Deux mois après l’éclatement du scandale « Offshore Leaks » des paradis fiscaux, on continue à en apprendre de belles sur les pratiques des plus riches. Mais que les riches volent et trichent, on le savait. Ce qu’on oublie souvent, c’est à quel point l’État leur facilite la tâche !
Reynders, quand il était ministre des finances, avait instauré la « DLU », la déclaration libératoire unique, qui permettait à ceux qui avaient caché de l’argent en Suisse ou au Luxembourg, de le rapatrier en Belgique, en échange d’une amende ridicule de 6% à 10%. D’abord présentée comme une exception, la DLU est devenue la règle : de 2006 à 2012, 2,5 milliards d’euros ont été amnistiés. Et ce n’est pas l’épargne de monsieur tout le monde, car il s’agit de fraudes de plusieurs centaines de milliers d’euros à chaque fois. C’est évidemment autant d’argent qui a manqué dans les caisses de l’État, pendant qu’on nous imposait austérité, sauts d’index et coupes dans la sécurité sociale.
Avec la levée du secret bancaire au Luxembourg, prévue pour janvier 2015, le flux de déclarations s’est accru. Rien que sur les six derniers mois, 3000 déclarations supplémentaires ont atterri sur la table des fonctionnaires du ministère des finances.
C’est au point que les services administratifs sont débordés et ne peuvent traiter tous les dossiers ! Eh bien, pour permettre à ces messieurs de bénéficier du meilleur tarif, le gouvernement Di Rupo a prolongé la DLU. Mais si les Finances n’ont pas les moyens de traiter ces déclarations, ni d’ailleurs de mener des enquêtes approfondies sur toutes les autres sortes de fraudes, c’est dû à un manque criant de personnel. L’austérité a servi à justifier le non-remplacement de 3 départs en pension sur 5. Mais c’est un cercle vicieux : mois de fonctionnaires, moins de contrôles, plus de fraudes… et moins d’argent dans les caisses de la collectivité.
Le comble, c’est qu’après Reynders, Di Rupo s’apprête à lancer une nouvelle amnistie après celle qui s’achève maintenant ! Comme quoi le PS est autant l’ami des riches que le MR.
La même situation prévaut à la Justice. Le montant du blanchiment d’argent sale a atteint 2,25 milliards d’euros en 2012. Mais la moitié des dossiers a été classée sans suite, tandis que l’autre moitié échoue lamentablement, ce qui fait que l’Etat ne récupère que 1,5% de ces sommes !

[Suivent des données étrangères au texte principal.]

Result: no change. 51.08 billion (-0.5%).

```diff
diff --git a/ibu_amd/csrc/k_encode.hip b/ibu_amd/csrc/k_encode.hip
--- a/ibu_amd/csrc/k_encode.hip
+++ b/ibu_amd/csrc/k_encode.hip
@@ -28,20 +28,36 @@
 template <int BC, int UM>
 constexpr int enc_waves() { return enc_nt<BC, UM>() > 1 ? IBU_ENCODE_NT2_MINWAVES : encode_minwaves(BC, UM); }
 
+#ifndef IBU_ENC_CHUNK
+#define IBU_ENC_CHUNK 1
+#endif
+__host__ __device__ constexpr bool enc_direct(int bc, int um) {
+  return IBU_ENC_CHUNK > 1 || (bc == 32 && (um == 32 || um == 16 || um == 12)) || (bc == 16 && um == 32);
+}
+__host__ __device__ constexpr bool enc_chunked(int len, int bc, int um) {
+  return IBU_ENC_CHUNK && IBU_PROBE == 0 && chunk_len(len) && enc_direct(bc, um);
+}
+__host__ __device__ constexpr u32 enc_wave_lds(int bc, int um, u32 bc_len, u32 umi_len, u32 nt) {
+  const bool cb = enc_chunked(bc, bc, um), cu = enc_chunked(um, bc, um);
+  const u32 stage = ((cb ? 0u : enc_field_lds(bc, bc_len)) + (cu ? 0u : enc_field_lds(um, umi_len))) * nt, tile = (u32)kTileBytes * nt;
+  return (cb || cu) ? tile + stage : (stage > tile ? stage : tile);
+}
+
 template <int BC, int UM, bool MSB>
 __global__ void __launch_bounds__(kBlock, (enc_waves<BC, UM>()))
 ibu_k_encode(const uint8_t* __restrict__ bc_in, const uint8_t* __restrict__ umi_in,
              const u64* __restrict__ idx_in, u64 first_index, u64 row_base, u32 ntiles, u32 bc_len, u32 umi_len,
              u32 wave_lds_bytes, uint8_t* __restrict__ recs, u64* __restrict__ status) {
   constexpr int NT = enc_nt<BC, UM>(), kRecs = kTileRecs * NT;
+  constexpr bool CB = enc_chunked(BC, BC, UM), CU = enc_chunked(UM, BC, UM), kDirect = CB || CU;
   extern __shared__ __attribute__((aligned(16))) uint8_t dyn_lds[];
   const u32 lane = threadIdx.x & (kWave - 1);
   const u32 wib = threadIdx.x >> 6;
   if (BC > 0) bc_len = BC;
   if (UM > 0) umi_len = UM;
   uint8_t* area = dyn_lds + wib * wave_lds_bytes;
-  uint8_t* asc_bc = area;
-  uint8_t* asc_umi = area + enc_field_lds(BC, bc_len) * NT;
+  uint8_t* asc_bc = area + (kDirect ? kTileBytes * NT : 0);
+  uint8_t* asc_umi = asc_bc + (CB ? 0 : enc_field_lds(BC, bc_len) * NT);
   const TileRange tr = tile_range(ntiles, wib);
   const u32 nwaves = tr.stride;
   u32 t = tr.t;
@@ -61,7 +77,9 @@
   for (;;) {
     const size_t row0 = (size_t)t * kRecs;
     wave_lds_fence();
-    const bool okcb = sb.land(asc_bc, bc_len, lane), okcu = su.land(asc_umi, umi_len, lane);
+    bool okcb, okcu;
+    if constexpr (CB) okcb = sb.land_codes(area, 24, 0, lane); else okcb = sb.land(asc_bc, bc_len, lane);
+    if constexpr (CU) okcu = su.land_codes(area, 24, 8, lane); else okcu = su.land(asc_umi, umi_len, lane);
     const bool chunks_ok = okcb && okcu;
     u64 ix[NT][2];
 #pragma unroll
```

Encore une fois, le manque de moyens montre avant tout le manque de volonté du gouvernement. Car peu lui importe que les riches fraudent, tant qu’il peut faire payer les pauvres ! Et sur ce plan là aussi, les chiffres sont sans appel : 45% des recettes de l’impôt viennent des taxes à la consommation, dont la TVA que seuls les travailleurs paient. En revanche, seuls 4% des recettes viennent de l’impôt sur les sociétés !
Ce sont autant de raisons de rejeter les mesures contre les pensions et l’index, qui sont encore une fois remises sur le tapis sous prétexte de limiter le déficit budgétaire.
L’argent est là, sous les yeux des politiciens au pouvoir, mais ils ne veulent pas le prendre ! Cette complicité avec les riches est profonde, car il s’agit en réalité bien plus que d’argent. En faisant peser tout le poids de la crise sur les épaules des travailleurs, le gouvernement accroit la misère et l’insécurité des milieux populaires et espère ainsi les rendre plus dépendants et donc plus dociles face au patronat.
Même si le scandale des paradis fiscaux oblige les gouvernements des pays riches à faire quelques gestes symboliques contre les « tricheurs », cela ne touchera que la couche moyenne des bourgeois. Les vraies grandes fortunes n’ont pas besoin de tricher : elles font voter des lois à leur avantage ! Peut-non imaginer que les États confettis que sont les îles Caïmans ou autres paradis fiscaux puissent exister sans l’accord tacite des grandes puissances?
Pendant que les actionnaires des grands groupes fi-nanciers et industriels font circuler leurs capitaux tout autour du monde, le reste de la planète reste plongé dans la misère.
Et en Belgique, tandis que les bourgeois s’inquiètent du rendement de leurs capitaux, 20% des enfants wal-lons et 14% des enfants flamands vivent en dessous du seuil de pauvreté.
La bourgeoisie ne mérite qu’une chose : qu’on lui confisque son pactole.